Il est de permettre à l’organisation, lorsque cela est pertinent et autorisé, d’apprendre progressivement de ses propres interactions.
On passe alors d’une organisation dans laquelle l’information circule… à une organisation dans laquelle les interactions produisent de l’action et, parfois, de l’apprentissage collectif.
Peut-être n’avons-nous donc pas besoin de davantage de communication
Nous avons peut-être surtout besoin de mieux organiser ce qui se passe entre le moment où quelqu’un exprime un besoin et celui où l’organisation y répond.
Qui solliciter ? Comment orienter la demande ? Comment mobiliser les bonnes expertises ? Comment faire revenir la réponse ? Comment respecter les règles qui encadrent ces échanges ? Et comment capitaliser sur ce qui peut légitimement l’être ?
À l’heure où l’intelligence artificielle impose un nouveau standard de fluidité dans l’accès à l’information, cette capacité pourrait devenir particulièrement stratégique.

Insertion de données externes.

     e.valid = false;
@@ -402,6 +584,7 @@
     e.valid = true;
     return e;
 }
+#endif
 CRH_D float wave_min(float v) {
 #pragma unroll
     for (int d = 32; d > 0; d >>= 1) v = fminf(v, __shfl_xor(v, d, 64));
@@ -896,6 +1079,12 @@
 #ifndef CRH_FLAT_BATCH
 #define CRH_FLAT_BATCH (CRH_FLAT_THREADS / 8)
 #endif
+#ifndef CRH_BIN_LOADS_ITEMS
+#define CRH_BIN_LOADS_ITEMS 1
+#endif
+#ifndef CRH_BIN_LOADS_DIRECT
+#define CRH_BIN_LOADS_DIRECT 1
+#endif
 #ifndef CRH_FLAT_HITS
 #define CRH_FLAT_HITS 400
 #endif
@@ -1041,8 +1230,14 @@
         if (kReplay && tid == 0u) replay_off = 0u;
         if (tid < n_cand) {
             const uint32_t item = next + tid;
+#if CRH_BIN_LOADS_ITEMS
+            const uint8_t* const elsewhere_at = r.item_elsewhere ? r.item_elsewhere + item : reinterpret_cast<const uint8_t*>(r.slot_begin + item);
+            const uint32_t elsewhere_byte = *elsewhere_at;
+            const DrawItem it = item_of(r, item);
+#else
             const DrawItem it = item_of(r, item);
             const bool elsewhere = r.item_elsewhere && r.item_elsewhere[item] != 0u;
+#endif
             const ItemSlots k = item_slots(s, it);
             FlatItem& fi = items[tid];
             fi.ctx = item_ctx(s, r, it, k.cb);
@@ -1051,6 +1246,9 @@
             fi.n_tri = k.n_tri, fi.n_fe = k.n_fe, fi.n_hull = k.n_hull, fi.n_hull_chain = k.n_hull;
             const float* c = fi.ctx.col;
             const bool opaque = c[3] == 1.0f && is_finite(c[0]) && is_finite(c[1]) && is_finite(c[2]) && r.occlude != 0u && (r.debug & 32768u) == 0u;
+#if CRH_BIN_LOADS_ITEMS
+            const bool elsewhere = r.item_elsewhere && elsewhere_byte != 0u;
+#endif
             const bool oversize = k.n_tri > kFlatTris || k.n_fe + k.n_hull > kFlatEdges || all_queued || slot0 + k.total > r.slot_capacity;
             fi.flags = (opaque ? kFiOpaque : 0u) | ((oversize || elsewhere) ? kFiSkip : 0u) | ((oversize && !elsewhere && slot0 + k.total <= r.slot_capacity) ? kFiQueue : 0u);
             fi.box[0] = fi.box[1] = 0x7FFFFFFF, fi.box[2] = fi.box[3] = (int)0x80000000;
@@ -1078,6 +1276,64 @@
         lds_barrier();
         const uint32_t n_batch = batch[0], n_tris = batch[1], n_edges = batch[2];
         CRH_FLAT_PHASE(0)
+        FlatTri tri;
+        tri.nt = 0u, tri.item = 0u, tri.key = 0u, tri.bx0 = tri.bx1 = tri.by0 = 0u;
+        tri.test = TileTest{};
+        PlainTri corners;
+        corners.valid = false;
+#if CRH_BIN_LOADS_TRIS
+        TriRaw tri_raw = {};
+#endif
+#if CRH_BIN_LOADS_EDGES
+        {
+            uint32_t edge_item[kFlatEdgeRounds], edge_bits[kFlatEdgeRounds];
+            EdgeFlags edge_fl[kFlatEdgeRounds];
+            EdgeVerts edge_v[kFlatEdgeRounds];
+#pragma unroll
+            for (int k = 0; k < (int)kFlatEdgeRounds; ++k) {
+                const uint32_t e = tid + kFlatThreads * (uint32_t)k;
+                const bool active = e < n_edges;
+                const uint32_t j = active ? find_item(edge_begin, e) : 0u, i = e - edge_begin[j];
+                const FlatItem& fi = items[j];
+                edge_item[k] = j;
+                edge_fl[k] = load_edge_flags(s, fi.ctx, fi.n_fe, i, active && i < fi.n_fe);
+            }
+#pragma unroll
+            for (int k = 0; k < (int)kFlatEdgeRounds; ++k) hold_edge_flags(edge_fl[k]);
+#pragma unroll
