def split16_weight_overflow(packs):
    named = [(k, v.w) for k, v in packs.items() if hasattr(v, "w") and torch.is_tensor(v.w) and v.w.dtype == torch.float32 and v.w.numel()]
    if not named:
# ... 140 lines not shown
        if config["fine_concat_coarse_feat"]:
            raise NotImplementedError("fine_concat_coarse_feat=True is not used by gim_loftr and is not built")
        self.precision = _precision_from(config)
        self.coarse_sim = self._check_sim((config.get("coarse_sim") or flag("coarse_sim", "") or self.precision).lower())
        self.stem_fp16 = flag("stem_fp16", True, config)
        self.stem_split = flag("stem_split", "auto", config)
        self.stem_kernel = flag("stem_kernel", True, config)
        self.fp16_overflowed = False
        self.split_overflowed = False
        self.backbone = _ResNetFPN_8_2(config["resnetfpn"])
        self.loftr_coarse = _LocalFeatureTransformer(config["coarse"])
        self.loftr_fine = _LocalFeatureTransformer(config["fine"])
        self.W = config["fine_window_size"]
        self.use_lds_dma = flag("lds_dma", True, config)
        self.fine_fused = flag("fine_fused", True, config)
        self.token_fused = flag("token_fused", True, config)
        self.fine_dev_count = flag("fine_dev_count", True, config)
        self._count_pin = None
        self.token_emit = flag("token_emit", True, config)
        self.bneck_fused = flag("bneck_fused", True, config)
        self.bneck_tail = flag("bneck_tail", True, config)
        self.bneck_ds = flag("bneck_ds", True, config)
        self.bneck_tail_ds = flag("bneck_tail_ds", True, config)
        self.depth_groups = flag("depth_groups", 1, config)
        self.l3_chains = flag("l3_chains", 2, config)
        self.fp32_split = flag("fp32_split", True, config)
        self.trunk_chains = flag("trunk_chains", False, config)
        self.tf_chains = flag("tf_chains", 2, config)
        self.kv_fused = flag("kv_fused", True, config)
        self.q_local = flag("q_local", True, config)
        self.kv_init = flag("kv_init", True, config)
        self.pos_fused = flag("pos_fused", True, config)
        self.fine_sparse = flag("fine_sparse", True, config)
        self._packed = None
        self._health = None
        self._health_sync_left = 3
        self._split16 = None
        self._packed_key = None
        self._pe_cache = {}
        self.debug = None
        self.use_graph = flag("graph", True, config)
        self.graph_cache_size = max(1, flag("graph_cache", 4, config))
        self._graphs = collections.OrderedDict()
        self._seen = collections.OrderedDict()
        self._generation = 0
        self._weights_gen = getattr(self, "_weights_gen", 0)
        if config.get("weight") is not None:
            self.load_state_dict(torch.load(config["weight"], map_location="cpu"))

    def load_state_dict(self, state_dict, *args, **kwargs):
        for k in list(state_dict.keys()):
            if k.startswith("model."):
                state_dict[k.replace("model.", "", 1)] = state_dict.pop(k)
            if k.startswith("matcher."):
                state_dict[k.replace("matcher.", "", 1)] = state_dict.pop(k)
        self._invalidate()
        return super().load_state_dict(state_dict, *args, **kwargs)

    def _invalidate(self):
        self._packed = None
        self._health_sync_left = 3
        self._weights_gen = getattr(self, "_weights_gen", 0) + 1
        if hasattr(self, "_graphs"):
            self._graphs.clear()
            self._seen.clear()
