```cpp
#include <algorithm>
#include <cmath>
#include <cstddef>
#include <cstdlib>
#include <cstring>
#include <string>
#include <vector>

#include "gtr_setup_kernel.hpp"
#include "tphip_internal.hpp"

using namespace tphip;

thread_local std::string g_tphip_err;

static void free_host_buffers(struct tphip_plan* p);
static void free_parts(struct tphip_plan* p);

extern "C" {

int tphip_version(void) { return TPHIP_VERSION; }

const char* tphip_last_error(void) { return g_tphip_err.c_str(); }
// ... 275 lines not shown
        if (d->locus_offsets[l + 1] < d->locus_offsets[l]) return fail(TPHIP_ERR_INVALID, "locus_offsets not monotone");
        if (const int rc = check_locus_model(d->pi, d->exch, l)) return rc;
    }
    const int64_t ncols = d->locus_offsets[d->nloci];
    if (ncols >= (int64_t)1 << 31) return fail(TPHIP_ERR_INVALID, "more than 2^31-1 columns in one batch");
    std::vector<double> cat;
    if (d->ncat > 1) {
        if (d->ncat > 16) return fail(TPHIP_ERR_INVALID, "at most 16 rate categories");
        if (!d->cat_rate || !d->cat_weight) return fail(TPHIP_ERR_INVALID, "rate categories need cat_rate and cat_weight");
        double wsum = 0;
        for (int k = 0; k < d->ncat; ++k) {
            if (!(d->cat_rate[k] > 0.0) || !(d->cat_weight[k] > 0.0) || !std::isfinite(d->cat_rate[k]) || !std::isfinite(d->cat_weight[k]))
                return fail(TPHIP_ERR_INVALID, "category rates and weights must be positive and finite");
            wsum += d->cat_weight[k];
        }
        cat.resize(2 * (size_t)d->ncat);
        for (int k = 0; k < d->ncat; ++k) { cat[k] = d->cat_rate[k]; cat[d->ncat + k] = std::log(d->cat_weight[k] / wsum); }
    }
    const PlanKnobs knobs = knobs_from_env();

    tphip_plan* p = new tphip_plan();
    p->device = d->device; p->ntaxa = d->ntaxa; p->nnodes = d->nnodes; p->nloci = d->nloci; p->ncols = ncols;
    p->T = d->T; p->n_t = d->n_t; p->n_i = d->n_i; p->integ_mode = d->integ_mode;
    p->threshold = d->threshold; p->round_decimals = d->round_decimals; p->correction = d->correction;
    p->model = d->model;
    p->ncat = cat.empty() ? 0 : d->ncat;
    std::string terr = build_tree_program(d->ntaxa, d->nnodes, d->parent, d->branch_len, d->leaf_taxon, &p->prog);
    if (!terr.empty()) { delete p; return fail(TPHIP_ERR_INVALID, "tree: " + terr); }
    if (p->prog.nleaves != d->ntaxa) {
        delete p;
        return fail(TPHIP_ERR_INVALID, "tree: the number of leaves differs from the number of alignment rows");
    }
    if (site_lds_bytes(p->prog.stack_depth) > 160 * 1024) { delete p; return fail(TPHIP_ERR_INVALID, "tree needs a deeper LDS stack than 160 KiB allows"); }
    int64_t ntips = 0;
    for (const TreeOp& op : p->prog.ops) ntips += op.code <= OP_TIP_MUL;
    p->nwords = (int32_t)((ntips + 7) / 8);
    p->h_offsets.assign(d->locus_offsets, d->locus_offsets + d->nloci + 1);
    for (int64_t l = 0; l < d->nloci; ++l)
        p->max_locus_cols = std::max<int64_t>(p->max_locus_cols, d->locus_offsets[l + 1] - d->locus_offsets[l]);

    hipError_t e = hipSetDevice(d->device);
    if (e != hipSuccess) return plan_setup_failed(p, e);
    hipDeviceProp_t prop;
    if (hipGetDeviceProperties(&prop, d->device) != hipSuccess) { tphip_plan_destroy(p); return fail(TPHIP_ERR_HIP, "hipGetDeviceProperties failed"); }
    p->num_cus = prop.multiProcessorCount;
    SiteShape shape;
    shape.ncols = ncols; shape.nloci = d->nloci; shape.max_locus_cols = p->max_locus_cols; shape.ntaxa = d->ntaxa;
    shape.nwords = p->nwords; shape.stack_depth = p->prog.stack_depth; shape.model = d->model; shape.ncat = d->ncat;
    shape.start_rule = d->start_rule; shape.pattern_dedup = d->pattern_dedup; shape.T = d->T; shape.n_i = d->n_i;
    p->site = decide_site_launch(shape, p->num_cus, knobs, [&](int variant, size_t lds_bytes) {
        int per_cu = 0;
        return site_rate_kernel_occupancy(variant, shape.model, lds_bytes, &per_cu) == hipSuccess ? per_cu : 0;
    });
    p->host_split = host_split_groups(knobs);

    const ChunkTables chunks = build_chunk_tables(p->h_offsets.data(), d->nloci, p->site.chunk_cols);
    p->n_site_chunks = (int64_t)chunks.site_chunk_locus.size();
    p->n_pi_chunks = (int64_t)chunks.pi_chunk_locus.size();
    p->ws = layout_workspace(shape, p->site, p->n_pi_chunks);

    e = upload_plan(p, d, cat, chunks);
    if (e != hipSuccess) return plan_setup_failed(p, e);

    configure_locus_launch(p, knobs);
    p->saved = save_desc(d);
    *out = p;
// ... 267 lines not shown
```

tapir_amd/csrc/tree_program.hpp:

```cpp
#pragma once
#include <algorithm>
#include <cstdint>
#include <string>
#include <vector>

namespace tphip {

enum : int32_t { OP_TIP_SET = 0, OP_TIP_MUL = 1, OP_BRANCH = 2, OP_PUSH = 3, OP_POP_MUL = 4,
                 OP_CHERRY = 5 };
enum : int32_t { OP_CODE_MASK = 0xff,
                 OP_PUSH_BEFORE = 0x100,
                 OP_POP_AFTER = 0x200 };
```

Cette transformation crée aussi une fenêtre d’opportunité. Les laboratoires disposent encore d’un actif considérable : des équipes terrain qui ont accès aux professionnels de santé et des relations construites dans la durée. L’enjeu est de faire évoluer cette relation pendant qu’elle existe encore : d’une logique principalement descendante vers une capacité à faire émerger les besoins, mobiliser les bonnes expertises et faire revenir une réponse utile.
Car le laboratoire ne pourra probablement jamais être aussi instantané qu’une IA.

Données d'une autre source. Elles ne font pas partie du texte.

template <typename T, int KS, int MT, int NTB>
int launch_conv(const ConvK& k, const ConvPlan& p, hipStream_t st) {
  const int lds = p.lds;
  auto fn = conv_igemm_kernel<T, KS, MT, NTB>;
  static bool attr_set[VMG_MAX_DEVICES] = {};
  const int dev = vmg_current_device();
  if (!attr_set[dev]) {
    (void)hipFuncSetAttribute(reinterpret_cast<const void*>(fn), hipFuncAttributeMaxDynamicSharedMemorySize, 160 * 1024);
    attr_set[dev] = true;
  }
  const bool prof = (KS == 3 && sizeof(T) == 2 && k.nsrc == 1 && k.src_ch[0] == 144 && k.Cout == 144) && vmg_prof_before(VMG_PROF_CONV3X3, k.M, st);
  hipLaunchKernelGGL(fn, dim3((unsigned)p.gx, p.gy), dim3(256), lds, st, k);
  if (prof) vmg_prof_after(st);
  VMG_LAUNCH_CHECK();
  return 0;
}

template <typename T, int KS, int MT>
int dispatch_ntb(const ConvK& k, const ConvPlan& p, hipStream_t st) {
  switch (p.ntb) {
    case 1: return launch_conv<T, KS, MT, 1>(k, p, st);
    case 3: return launch_conv<T, KS, MT, 3>(k, p, st);
    case 4: return launch_conv<T, KS, MT, 4>(k, p, st);
    case 5: return launch_conv<T, KS, MT, 5>(k, p, st);
    case 7: return launch_conv<T, KS, MT, 7>(k, p, st);
    case 8: return launch_conv<T, KS, MT, 8>(k, p, st);
    case 9: return launch_conv<T, KS, MT, 9>(k, p, st);
  }
  vmg_set_error("conv: cout_tiles must be 1, 3, 4, 5, 7, 8 or 9 (got %d)", p.ntb);
  return -1;
}

// ... 22 lines not shown
  hipLaunchKernelGGL(fn, dim3((unsigned)p.gx, p.gy), dim3(256), lds, st, k);
  if (prof) vmg_prof_after(st);
  VMG_LAUNCH_CHECK();
  return 0;
}

template <typename T, int KS>
int dispatch_ksplit(const ConvK& k, const ConvPlan& p, hipStream_t st) {
  switch (p.ntb) {
    case 1: return launch_ksplit<T, KS, 1>(k, p, st);
    case 3: return launch_ksplit<T, KS, 3>(k, p, st);
    case 4: return launch_ksplit<T, KS, 4>(k, p, st);
    case 5: return launch_ksplit<T, KS, 5>(k, p, st);
  }
  vmg_set_error("conv (k-split): cout_tiles must be 1, 3, 4 or 5 (got %d)", p.ntb);
  return -1;
}

template <int NTB, int NS = 1>
int launch_linear_wres(const ConvK& k, const ConvPlan& p, hipStream_t st) {
  static_assert(wres_lds_bytes(NTB, NS) == 4 * (2 * 5 * NS * 1024 + ((EpiLds<NTB>::BYTES + 1023) & ~1023)), "linear_wres_kernel: LDS");
  const int lds = p.lds;
  auto fn = linear_wres_kernel<NTB, NS>;
  static bool attr_set[VMG_MAX_DEVICES] = {};
  const int dev = vmg_current_device();
  if (!attr_set[dev]) {
    (void)hipFuncSetAttribute(reinterpret_cast<const void*>(fn), hipFuncAttributeMaxDynamicSharedMemorySize, 160 * 1024);
    attr_set[dev] = true;
  }
  hipLaunchKernelGGL(fn, dim3((unsigned)p.gx, p.gy), dim3(256), lds, st, k, (int)cdiv64(k.M, 16), p.tpw);
  VMG_LAUNCH_CHECK();
  return 0;
}

template <int NCT, int NB, bool FULL>
int launch_wstat2(const ConvK& k, const ConvPlan& p, hipStream_t st) {
  constexpr int lds = wstat_lds_bytes(NCT, NB);
  static_assert(lds <= 160 * 1024, "conv_wstat_kernel: LDS");
  auto fn = conv_wstat_kernel<NCT, NB, FULL>;
  static bool attr_set[VMG_MAX_DEVICES] = {};
  const int dev = vmg_current_device();
  if (!attr_set[dev]) {
    (void)hipFuncSetAttribute(reinterpret_cast<const void*>(fn), hipFuncAttributeMaxDynamicSharedMemorySize, 160 * 1024);
    attr_set[dev] = true;
  }
  hipLaunchKernelGGL(fn, dim3((unsigned)p.gx, p.gy), dim3(512), lds, st, k, (int)((long long)k.N * k.tiles_y * k.tiles_x));
  VMG_LAUNCH_CHECK();
  return 0;
}

template <int NCT, int NB>
int launch_wstat(const ConvK& k, const ConvPlan& p, hipStream_t st) {
  return (p.variant >> 4) ? launch_wstat2<NCT, NB, true>(k, p, st) : launch_wstat2<NCT, NB, false>(k, p, st);
}

template <int NCT>
int launch_ws(const ConvK& k, const ConvPlan& p, hipStream_t st) {
  using G = WsGeo<NCT>;
  static_assert(ws_stage_bytes(NCT) == G::STG, "conv_ws_kernel: stage bytes");
  const int lds = p.lds;
  auto fn = conv_ws_kernel<NCT>;
  static bool attr_set[VMG_MAX_DEVICES] = {};
  const int dev = vmg_current_device();
  if (!attr_set[dev]) {
    (void)hipFuncSetAttribute(reinterpret_cast<const void*>(fn), hipFuncAttributeMaxDynamicSharedMemorySize, 160 * 1024);
    attr_set[dev] = true;
// ... 171 lines not shown
  int rc;
  if (kind == 1) {
    VMG_CHECK(ks == 3 && dtype == VMG_BF16, "pack_entry: the weight-streaming layout is bf16 3x3");
    rc = fill_pack_ws(e.p, e.total, w, O, I, o0, on, nsrc, src_off, src_ch, transpose_flip, cout_tiles, packed);
  } else {
    rc = fill_pack_std(e.p, e.total, dtype, w, O, I, ks, o0, on, nsrc, src_off, src_ch, transpose_flip, cout_tiles, packed);
  }
  if (rc) return rc;
  e.kind = kind; e.dtype = dtype; e.blk0 = blk0;
  long long nb = e.p.fast3 ? (e.p.units + 255) / 256 : (e.total + 256LL * 16 - 1) / (256LL * 16);
  e.nblk = (int)(nb < 1 ? 1 : (nb > 64 ? 64 : nb));
  memcpy(entry, &e, sizeof(e));
  return e.nblk;
}

extern "C" int vmg_pack_run(const void* plan_dev, int n, int total_blocks, void* stream) {
  VMG_CHECK(plan_dev && n > 0 && total_blocks > 0, "pack_run: bad arguments");
  static_assert(sizeof(PackEntry) % 4 == 0, "the block-owner table sits behind the entries");
  hipLaunchKernelGGL(pack_batch_kernel, dim3(total_blocks), dim3(256), 0, (hipStream_t)stream, (const PackEntry*)plan_dev, n);
  VMG_LAUNCH_CHECK();
  return 0;
}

Mais il dispose de quelque chose qu’elle n’a pas : une organisation entière d’experts et de collaborateurs capables de comprendre, agir et construire une relation dans la durée.
Encore faut-il réussir à les connecter.
Chez Nexenture, c’est précisément le sujet que nous explorons à travers notre approche Tous Ambassadeurs : concevoir des modes d’interaction qui permettent aux collaborateurs de mobiliser plus simplement l’intelligence collective de leur organisation, tout en respectant les contraintes propres à leur environnement.
Car demain, l’avantage ne résidera peut-être pas dans l’organisation qui possède le plus d’informations.
Mais dans celle qui saura le mieux connecter les besoins de ses clients aux personnes capables d’y répondre.